> [Task details]: Run through the data and copy out every line that mentions the word "hipMemcpyAsync".

> [Exercise input]:
int sgl_prepare_weights(sgl_ctx* ctx, const sgl_weights* w, void* shadow, size_t shadow_bytes, sgl_stream stream);
int sgl_prepare_weights_dirty(sgl_ctx* ctx, const sgl_weights* w, void* shadow, size_t shadow_bytes,
                              const unsigned char* layer_dirty, int globals_dirty, sgl_stream stream);

int sgl_forward(sgl_ctx* ctx, const sgl_weights* w, const void* shadow, const float* pixels, int channels_last, int B,
                int H, int W, int interpolate_pos, float* hidden_states, int hs_slots, float* last_hidden,
                float* pooled, void* saved, size_t saved_bytes, void* ws, size_t ws_bytes, sgl_stream stream);
int sgl_forward_ex(sgl_ctx* ctx, const sgl_weights* w, const void* shadow, const float* pixels, int channels_last, int B,
                   int H, int W, int interpolate_pos, float* hidden_states, int hs_slots, float* last_hidden,
                   float* pooled, void* saved, size_t saved_bytes, void* ws, size_t ws_bytes, int first_trainable_block,
                   sgl_stream stream);

int sgl_forward_slots(sgl_ctx* ctx, const sgl_weights* w, const void* shadow, const float* pixels, int channels_last,
                      int B, int H, int W, int interpolate_pos, float* const* hs_slots, float* last_hidden,
                      float* pooled, void* saved, size_t saved_bytes, void* ws, size_t ws_bytes,
                      int first_trainable_block, sgl_stream stream);

int sgl_backward_begin(sgl_ctx* ctx, const sgl_weights* w, const void* shadow, const sgl_grads* g, int B, int H, int W,
                       const float* hidden_states, const float* d_last_hidden, const float* d_pooled,
                       const float* d_tap_last, const void* saved, size_t saved_bytes, void* ws, size_t ws_bytes,
                       sgl_stream stream);
int sgl_backward_layer(sgl_ctx* ctx, const sgl_weights* w, const void* shadow, const sgl_grads* g, int layer, int B,
                       int H, int W, const float* hidden_states, const float* d_tap, int need_dx, const void* saved,
                       size_t saved_bytes, void* ws, size_t ws_bytes, sgl_stream stream);
int sgl_backward_begin_p(sgl_ctx* ctx, const sgl_weights* w, const void* shadow, const sgl_grads* g, int B, int H, int W,
                         const float* hs_last, const float* d_last_hidden, const float* d_pooled,
                         const float* d_tap_last, const void* saved, size_t saved_bytes, void* ws, size_t ws_bytes,
                         sgl_stream stream);
int sgl_backward_layer_p(sgl_ctx* ctx, const sgl_weights* w, const void* shadow, const sgl_grads* g, int layer, int B,
                         int H, int W, const float* hs_in, const float* d_tap, int need_dx, const void* saved,
                         size_t saved_bytes, void* ws, size_t ws_bytes, sgl_stream stream);
int sgl_backward_embed(sgl_ctx* ctx, const sgl_weights* w, const sgl_grads* g, int B, int H, int W, int interpolate_pos,
                       const void* saved, size_t saved_bytes, void* ws, size_t ws_bytes, sgl_stream stream);
int sgl_query_input_grad_bytes(const sgl_ctx* ctx, int B, int H, int W, size_t* scratch_bytes);
int sgl_backward_embed_px(sgl_ctx* ctx, const sgl_weights* w, const sgl_grads* g, int B, int H, int W,
                          int interpolate_pos, float* d_pixels, int channels_last, void* px_scratch,
                          size_t px_scratch_bytes, const void* saved, size_t saved_bytes, void* ws, size_t ws_bytes,
                          sgl_stream stream);
int sgl_backward(sgl_ctx* ctx, const sgl_weights* w, const void* shadow, const sgl_grads* g, int B, int H, int W,
                 int interpolate_pos, const float* hidden_states, const float* const* d_taps,
                 const float* d_last_hidden, const float* d_pooled, int first_trainable_block, int train_embeddings,
                 const void* saved, size_t saved_bytes, void* ws, size_t ws_bytes, sgl_stream stream);

int sgl_op_layernorm_fwd(const float* x, const float* gamma, const float* beta, void* y, int y_dtype, float* mean,
                         float* rstd, int M, int D, float eps, sgl_stream stream);
int sgl_op_layernorm_bwd(const void* dy, int dy_dtype, const float* x, const float* mean, const float* rstd,
                         const float* gamma, const float* dres, float* dx, void* dx_lp, int lp_dtype, float* dgamma,
                         float* dbeta, float* scratch, size_t scratch_bytes, int M, int D, sgl_stream stream);
enum { SGL_EPI_STORE = 0, SGL_EPI_BIAS_GELU = 1, SGL_EPI_RES_F32 = 2, SGL_EPI_QKV = 3, SGL_EPI_GELU_BWD = 4,
       SGL_EPI_POS_F32 = 5, SGL_EPI_F32 = 6 };
int sgl_op_gemm_nt(int dtype, const void* A, int lda, const void* B, int ldb, int M, int N, int K, int epi, void* out,
                   int ldo, void* out2, int ldo2, const float* bias, const float* res, int ldr, const void* aux,
                   int ldaux, const float* pos, int pos_rows, int tokens, int heads, int head_dim, int head_dim_pad,
                   int batch, sgl_stream stream);
int sgl_op_quantize_mxfp8(const void* x, int x_dtype, int ldx, int M, int K, int Kp, void* q, void* scales,
                          sgl_stream stream);
int sgl_op_layernorm_fwd_mx(const float* x, const float* gamma, const float* beta, void* q, void* scales, int M, int D,
                            int Kp, float eps, sgl_stream stream);
int sgl_op_gemm_nt_mx(const void* A, const void* As, const void* B, const void* Bs, int M, int N, int Kp, int epi,
                      void* out, int ldo, void* out_scales, const float* bias, const float* res, int ldr, int tokens,
                      int heads, int head_dim, int head_dim_pad, int batch, sgl_stream stream);
int sgl_op_gemm_tn(int dtype, const void* A, int lda, const void* B, int ldb, int Mred, int N1, int N2, int splits,
                   float* out, int ldo, int accumulate, sgl_stream stream);
int sgl_op_gemm_tn_ws(int dtype, const void* A, int lda, const void* B, int ldb, int Mred, int N1, int N2, int splits,
                      float* out, int ldo, int accumulate, float* scratch, size_t scratch_bytes, sgl_stream stream);
int sgl_op_attn_fwd(int dtype, const void* q, const void* k, const void* v, void* out, float* lse, int B, int H, int N,
                    int head_dim, int head_dim_pad, int ld_qkv, sgl_stream stream);
int sgl_op_attn_bwd(int dtype, const void* q, const void* k, const void* v, const void* out, const void* dout,
                    const float* lse, void* dqkv, float* delta_scratch, int B, int H, int N, int head_dim,
                    int head_dim_pad, int ld_qkv, sgl_stream stream);
int sgl_op_colsum(int dtype, const void* in, int ld, int M, int N, float* out, int accumulate, float* scratch,
                  size_t scratch_bytes, sgl_stream stream);
int sgl_op_im2col(const float* pixels, int channels_last, void* out, int out_dtype, int B, int H, int W, int P, int Kp,
                  sgl_stream stream);
int sgl_op_col2im(const float* d_cols, int B, int H, int W, int P, int Kp, float* d_pixels, int channels_last,
                  sgl_stream stream);
int sgl_op_pos_resize(const float* table, int native_grid, float* out, int gh, int gw, int D, sgl_stream stream);
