template <typename I>
static int worker_run(slx_aligner *al, Worker *wk, const slx_opt *opt, const uint8_t *d_bases, const uint64_t *d_offs, int64_t r_lo, int64_t r_hi,
                      uint64_t rng_state, uint64_t first_ordinal, int hardclip, double keepSecFrac, int maxSecondary, const char *h_bases, const uint64_t *h_offs)
{
    HIPCHK(hipSetDevice(al->device));
    if (h_offs && r_hi > r_lo) {
        const uint64_t b0 = h_offs[r_lo], b1 = h_offs[r_hi];
        if (b0 < al->h_first || b1 < b0 || b1 > al->h_last) { slx_set_error("read offsets are not monotonic (part [%lld, %lld))", (long long)r_lo, (long long)r_hi); return SLX_EINVAL; }
        if (b1 > b0) HIPCHK(hipMemcpyAsync((void *)(d_bases + b0), h_bases + b0, b1 - b0, hipMemcpyHostToDevice, wk->stream));
        HIPCHK(hipMemcpyAsync((void *)(d_offs + r_lo), h_offs + r_lo, ((size_t)(r_hi - r_lo) + 1) * 8, hipMemcpyHostToDevice, wk->stream));
    }
    for (int i = 0; i < SLX_N_STAGES; ++i) wk->stage_ms[i] = 0;
    for (int i = 0; i < SLX_N_PROBES; ++i) wk->probe_ms[i] = 0;
    wk->n_chunks = 0;
    for (long long &c : wk->cnt) c = 0;
    int rc;
    const int64_t n_part = r_hi - r_lo;
    if ((rc = wk->o_hit_off.ensure(((size_t)n_part + 1) * 8)) != SLX_OK) return rc;
    if ((rc = wk->len_stat.ensure(32)) != SLX_OK) return rc;
    int64_t hit_base = 0, cig_base = 0;
    for (int64_t r0 = r_lo, step = 0; r0 < r_hi; r0 += step) {
        const int n = (int)std::min<int64_t>(al->chunk_reads, r_hi - r0);
        step = n;
        unsigned long long stat[4] = {0, 0, 0, 0};
        HIPCHK(hipMemsetAsync(wk->len_stat.p, 0, 32, wk->stream));
        hipLaunchKernelGGL(k_len_stats, dim3((unsigned)((n + 255) / 256)), dim3(256), 0, wk->stream, d_offs + r0, n, wk->len_stat.as<unsigned long long>());
        { MailSpec ms{}; ms.src[0] = wk->len_stat.as<unsigned int>(); ms.words[0] = 8; ms.n = 1;
          hipLaunchKernelGGL(k_mail, dim3(1), dim3(64), 0, wk->stream, ms, wk->h_mail); }
        HIPCHK(slx_wait_stream(wk->stream));
        memcpy(stat, wk->h_mail, 32);
        if (stat[1]) { slx_set_error("read offsets are not monotonic in reads [%lld, %lld)", (long long)r0, (long long)(r0 + n)); return SLX_EINVAL; }
        const int max_len = (int)std::min<unsigned long long>(stat[0], 1u << 30);
        if (max_len > SLX_MAX_READ_LEN) {
            slx_set_error("read of %d bp: the GPU path supports reads up to %d bp", max_len, SLX_MAX_READ_LEN);
            return SLX_EUNSUPPORTED;
        }
        uint64_t pair[2] = {stat[2], stat[3]};
        ChunkCaps caps;
        {
            std::lock_guard<std::mutex> g(al->mu);
            caps.cap_intv = al->cap_intv;
            caps.zcap = std::max<unsigned long long>(al->zcap, (unsigned long long)n * al->z_per_read);
            if (max_len > 704) {
                caps.cap_intv = std::max(std::max(caps.cap_intv, al->cap_intv_long), max_len / 8 + 64);
                caps.zcap = std::max(caps.zcap, std::min<unsigned long long>((unsigned long long)n * (unsigned long long)max_len * 208ull, 4ull << 30));
            }
            caps.cigcap = std::max<unsigned long long>(al->cig_floor, (unsigned long long)n * al->cig_per_read + 4096);
        }
        const unsigned long long lane_blocks = (unsigned long long)std::min<long long>((long long)al->n_cu * 16, (long long)n * 4 / 64 + 1);
        const unsigned long long z_waves = (unsigned long long)std::min(n, al->n_cu * 32) * CIG_WAVE_Z +
                                           (al->cig_lane_il ? lane_blocks * ((unsigned long long)LANE_IL_WORDS(max_len) * 256ull + 255ull) : 0ull);
        const unsigned long long cig_waves = (unsigned long long)std::min(n, al->n_cu * 32) * CIG_WAVE_WORDS;
        caps.zcap += z_waves; caps.cigcap += cig_waves;
        for (int attempt = 0;; ++attempt) {
            uint32_t fl = 0;
            int64_t hb = hit_base, cb = cig_base;
            if (max_len > SLX_NARROW_MAX_LEN)
                rc = sizeof(I) == 8 ? slx_run_chunk_wide_u64(al, wk, opt, d_bases, d_offs, pair, r0, r_lo, n, max_len, rng_state, first_ordinal, hardclip, keepSecFrac, maxSecondary,
                                                             caps, &hb, &cb, &fl)
                                    : slx_run_chunk_wide_u32(al, wk, opt, d_bases, d_offs, pair, r0, r_lo, n, max_len, rng_state, first_ordinal, hardclip, keepSecFrac, maxSecondary,
                                                             caps, &hb, &cb, &fl);
            else
            rc = run_chunk<I>(al, wk, opt, d_bases, d_offs, pair, r0, r_lo, n, max_len, rng_state, first_ordinal, hardclip, keepSecFrac, maxSecondary,
                              caps, &hb, &cb, &fl);
            if (rc != SLX_OK) return rc;
            if (!fl) {
                hit_base = hb; cig_base = cb;
                ++wk->n_chunks;
                std::lock_guard<std::mutex> g(al->mu);
                if (max_len > 704) al->cap_intv_long = std::max(al->cap_intv_long, caps.cap_intv);
                else al->cap_intv = std::max(al->cap_intv, caps.cap_intv);
                if (attempt > 0) {
                    if (n >= 65536) {
                        al->z_per_read = std::max<unsigned long long>(al->z_per_read, (caps.zcap - z_waves + n - 1) / (unsigned long long)n);
                        al->cig_per_read = std::max<unsigned long long>(al->cig_per_read, (caps.cigcap - cig_waves + n - 1) / (unsigned long long)n);
                    } else {
                        al->zcap = std::max(al->zcap, caps.zcap - z_waves);
                        al->cig_floor = std::max(al->cig_floor, caps.cigcap - cig_waves);
                    }
                }
                al->n_retries += attempt;
                break;
            }
            if (getenv("SLX_DEBUG_RETRY")) fprintf(stderr, "[retry] worker %d reads %lld+%d attempt %d flags 0x%x (cap_intv %d zcap %llu cigcap %llu)\n", wk->id,
                                                   (long long)r0, n, attempt, fl, caps.cap_intv, caps.zcap, caps.cigcap);
            if (fl & (ERR_LOGLUT | ERR_INTERNAL)) { slx_set_error("device pipeline error flags 0x%x", fl); return SLX_EINTERNAL; }
            if (attempt >= 12) { slx_set_error("chunk still overflows its work areas after %d retries (flags 0x%x)", attempt, fl); return SLX_ENOMEM; }
            if (fl & OVF_INTV) caps.cap_intv *= 2;
            if (fl & OVF_ZARENA) caps.zcap *= 2;
            if (fl & OVF_CIGAR) caps.cigcap *= 2;
        }
    }
    {
        int64_t last[1] = {hit_base};
        HIPCHK(hipMemcpyAsync(wk->o_hit_off.as<int64_t>() + n_part, last, 8, hipMemcpyHostToDevice, wk->stream));
        if ((rc = wk->o_cig_off.grow(((size_t)hit_base + 2) * 8, (size_t)hit_base * 8, wk->stream)) != SLX_OK) return rc;
        int64_t lastc[1] = {cig_base};
        HIPCHK(hipMemcpyAsync(wk->o_cig_off.as<int64_t>() + hit_base, lastc, 8, hipMemcpyHostToDevice, wk->stream));
        HIPCHK(slx_wait_stream(wk->stream));
    }
    wk->n_hits = hit_base; wk->n_cig = cig_base;
    return SLX_OK;
}

struct EventPair {
    hipEvent_t t0 = nullptr, t1 = nullptr;
    ~EventPair() { if (t0) (void)hipEventDestroy(t0); if (t1) (void)hipEventDestroy(t1); }
};

static int align_device_locked(slx_aligner *al, const slx_opt *opt, const void *d_bases, const void *d_offs_, int64_t n_reads,
                               uint64_t rng_state, uint64_t first_ordinal, int hardclip, double keepSecFrac, int maxSecondary, slx_hits *out,
                               const char *h_bases = nullptr, const uint64_t *h_offs = nullptr)
{
    memset(out, 0, sizeof *out);
    HIPCHK(hipSetDevice(al->device));
    if (opt->e_del <= 0 || opt->e_ins <= 0) { slx_set_error("gap extension penalty must be > 0 on the GPU path (bwa divides by it)"); return SLX_EINVAL; }
    const uint64_t *d_offs = (const uint64_t *)d_offs_;
    const int K = (n_reads >= 2 * al->min_split) ? std::min<int>(al->n_workers, (int)al->workers.size()) : 1;
    al->active_k = K;
    EventPair tp;
    HIPCHK(hipEventCreate(&tp.t0)); HIPCHK(hipEventCreate(&tp.t1));
    HIPCHK(hipEventRecord(tp.t0, al->stream));
    HIPCHK(slx_wait_stream(al->stream));
    std::vector<int64_t> lo((size_t)K + 1);
    for (int k = 0; k <= K; ++k) lo[(size_t)k] = n_reads * k / K;
    const bool wide = al->wide;
    const bool sam = (opt->flag & SLX_F_REG2SAM) != 0;
    auto run_worker = [=](Worker *wk, int64_t a, int64_t b) {
        return wide ? worker_run<uint64_t>(al, wk, opt, (const uint8_t *)d_bases, d_offs, a, b, rng_state, first_ordinal, hardclip, keepSecFrac, maxSecondary, h_bases, h_offs)
                    : worker_run<uint32_t>(al, wk, opt, (const uint8_t *)d_bases, d_offs, a, b, rng_state, first_ordinal, hardclip, keepSecFrac, maxSecondary, h_bases, h_offs);
    };
    if (K == 1) {
        Worker *wk = al->workers[0];
        wk->rc = run_worker(wk, 0, n_reads);
        if (wk->rc != SLX_OK) return wk->rc;
    } else {
        std::vector<std::thread> th;
        for (int k = 0; k < K; ++k) {
            Worker *wk = al->workers[(size_t)k];
            const int64_t a = lo[(size_t)k], b = lo[(size_t)k + 1];
            th.emplace_back([=]() {
                wk->rc = run_worker(wk, a, b);
                if (wk->rc != SLX_OK) wk->err = slx_last_error();
            });
        }
        for (auto &t : th) t.join();
        for (int k = 0; k < K; ++k)
            if (al->workers[(size_t)k]->rc != SLX_OK) { slx_set_error("%s", al->workers[(size_t)k]->err.c_str()); return al->workers[(size_t)k]->rc; }
    }
    for (int i = 0; i < SLX_N_STAGES; ++i) {
        al->stage_ms[i] = 0;
        for (int k = 0; k < K; ++k) al->stage_ms[i] += al->workers[(size_t)k]->stage_ms[i];
    }
    al->probe_reads = n_reads;
    al->probe_launches = 0;
    for (int k = 0; k < K; ++k) al->probe_launches += al->workers[(size_t)k]->n_chunks;
    for (int i = 0; i < 4; ++i) { al->counters[i] = 0; for (int k = 0; k < K; ++k) al->counters[i] += al->workers[(size_t)k]->cnt[i]; }
    for (int i = 0; i < SLX_N_PROBES; ++i) {
        al->probe_ms[i] = 0;
        for (int k = 0; k < K; ++k) al->probe_ms[i] += al->workers[(size_t)k]->probe_ms[i];
    }
    slx_hits r;
    memset(&r, 0, sizeof r);
    r.n_reads = n_reads; r.on_device = 1;
    if (K == 1) {
        Worker *wk = al->workers[0];
        r.n_hits = wk->n_hits; r.n_cigar = wk->n_cig;
        r.hit_off = wk->o_hit_off.as<int64_t>(); r.rid = wk->o_rid.as<int32_t>(); r.pos = wk->o_pos.as<int64_t>();
        r.flag = wk->o_flag.as<uint16_t>(); r.mapq = wk->o_mapq.as<uint8_t>(); r.score = wk->o_score.as<int32_t>();
        r.nm = wk->o_nm.as<int32_t>(); r.na = wk->o_na.as<int32_t>(); r.n_cigar_ops = wk->o_ncig.as<int32_t>();
        r.cig_off = wk->o_cig_off.as<int64_t>(); r.cigar = wk->o_cigar.as<uint32_t>();
        if (sam) { r.xa_parent = wk->o_xa.as<int32_t>(); r.sub = wk->o_sub.as<int32_t>(); }
    } else {
        int64_t H = 0, C = 0;
        for (int k = 0; k < K; ++k) { H += al->workers[(size_t)k]->n_hits; C += al->workers[(size_t)k]->n_cig; }
        int rc;
#define ENSO(buf, bytes) if ((rc = al->buf.ensure((size_t)(bytes))) != SLX_OK) return rc
        ENSO(o_hit_off, ((size_t)n_reads + 1) * 8); ENSO(o_rid, ((size_t)H + 1) * 4); ENSO(o_pos, ((size_t)H + 1) * 8); ENSO(o_flag, ((size_t)H + 1) * 2);
        ENSO(o_mapq, (size_t)H + 1); ENSO(o_score, ((size_t)H + 1) * 4); ENSO(o_nm, ((size_t)H + 1) * 4); ENSO(o_na, ((size_t)H + 1) * 4);
        ENSO(o_ncig, ((size_t)H + 1) * 4); ENSO(o_cig_off, ((size_t)H + 2) * 8); ENSO(o_cigar, ((size_t)C + 1) * 4);
        if (sam) { ENSO(o_xa, ((size_t)H + 1) * 4); ENSO(o_sub, ((size_t)H + 1) * 4); }
#undef ENSO
        int64_t hb = 0, cb = 0;
        hipStream_t st = al->stream;
        for (int k = 0; k < K; ++k) {
            Worker *wk = al->workers[(size_t)k];
            const int64_t np = lo[(size_t)k + 1] - lo[(size_t)k], h = wk->n_hits, c = wk->n_cig;
            const int last = k == K - 1 ? 1 : 0;
            hipLaunchKernelGGL(k_shift_offsets, dim3((unsigned)((np + last + 255) / 256)), dim3(256), 0, st, al->o_hit_off.as<int64_t>() + lo[(size_t)k],
                               wk->o_hit_off.as<int64_t>(), np + last, hb);
            hipLaunchKernelGGL(k_shift_offsets, dim3((unsigned)((h + last + 255) / 256)), dim3(256), 0, st, al->o_cig_off.as<int64_t>() + hb,
                               wk->o_cig_off.as<int64_t>(), h + last, cb);
#define CAT(buf, type, cnt, base) if ((cnt) > 0) HIPCHK(hipMemcpyAsync(al->buf.as<type>() + (base), wk->buf.as<type>(), (size_t)(cnt) * sizeof(type), hipMemcpyDeviceToDevice, st))
            CAT(o_rid, int32_t, h, hb); CAT(o_pos, int64_t, h, hb); CAT(o_flag, uint16_t, h, hb); CAT(o_mapq, uint8_t, h, hb); CAT(o_score, int32_t, h, hb);
            CAT(o_nm, int32_t, h, hb); CAT(o_na, int32_t, h, hb); CAT(o_ncig, int32_t, h, hb); CAT(o_cigar, uint32_t, c, cb);
            if (sam) { CAT(o_xa, int32_t, h, hb); CAT(o_sub, int32_t, h, hb); }
#undef CAT
            hb += h; cb += c;
        }
        HIPCHK(hipGetLastError());
        r.n_hits = H; r.n_cigar = C;
        r.hit_off = al->o_hit_off.as<int64_t>(); r.rid = al->o_rid.as<int32_t>(); r.pos = al->o_pos.as<int64_t>();
        r.flag = al->o_flag.as<uint16_t>(); r.mapq = al->o_mapq.as<uint8_t>(); r.score = al->o_score.as<int32_t>();
        r.nm = al->o_nm.as<int32_t>(); r.na = al->o_na.as<int32_t>(); r.n_cigar_ops = al->o_ncig.as<int32_t>();
        r.cig_off = al->o_cig_off.as<int64_t>(); r.cigar = al->o_cigar.as<uint32_t>();
        if (sam) { r.xa_parent = al->o_xa.as<int32_t>(); r.sub = al->o_sub.as<int32_t>(); }
    }
    HIPCHK(hipEventRecord(tp.t1, al->stream));
    HIPCHK(slx_wait_stream(al->stream));
    float tot = 0;
    (void)hipEventElapsedTime(&tot, tp.t0, tp.t1);
    al->stage_ms[7] = tot;
    *out = r;
    return SLX_OK;
}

> [Answer space]:
        if (b1 > b0) HIPCHK(hipMemcpyAsync((void *)(d_bases + b0), h_bases + b0, b1 - b0, hipMemcpyHostToDevice, wk->stream));
        HIPCHK(hipMemcpyAsync((void *)(d_offs + r_lo), h_offs + r_lo, ((size_t)(r_hi - r_lo) + 1) * 8, hipMemcpyHostToDevice, wk->stream));
        HIPCHK(hipMemcpyAsync(wk->o_hit_off.as<int64_t>() + n_part, last, 8, hipMemcpyHostToDevice, wk->stream));
        HIPCHK(hipMemcpyAsync(wk->o_cig_off.as<int64_t>() + hit_base, lastc, 8, hipMemcpyHostToDevice, wk->stream));
#define CAT(buf, type, cnt, base) if ((cnt) > 0) HIPCHK(hipMemcpyAsync(al->buf.as<type>() + (base), wk->buf.as<type>(), (size_t)(cnt) * sizeof(type), hipMemcpyDeviceToDevice, st))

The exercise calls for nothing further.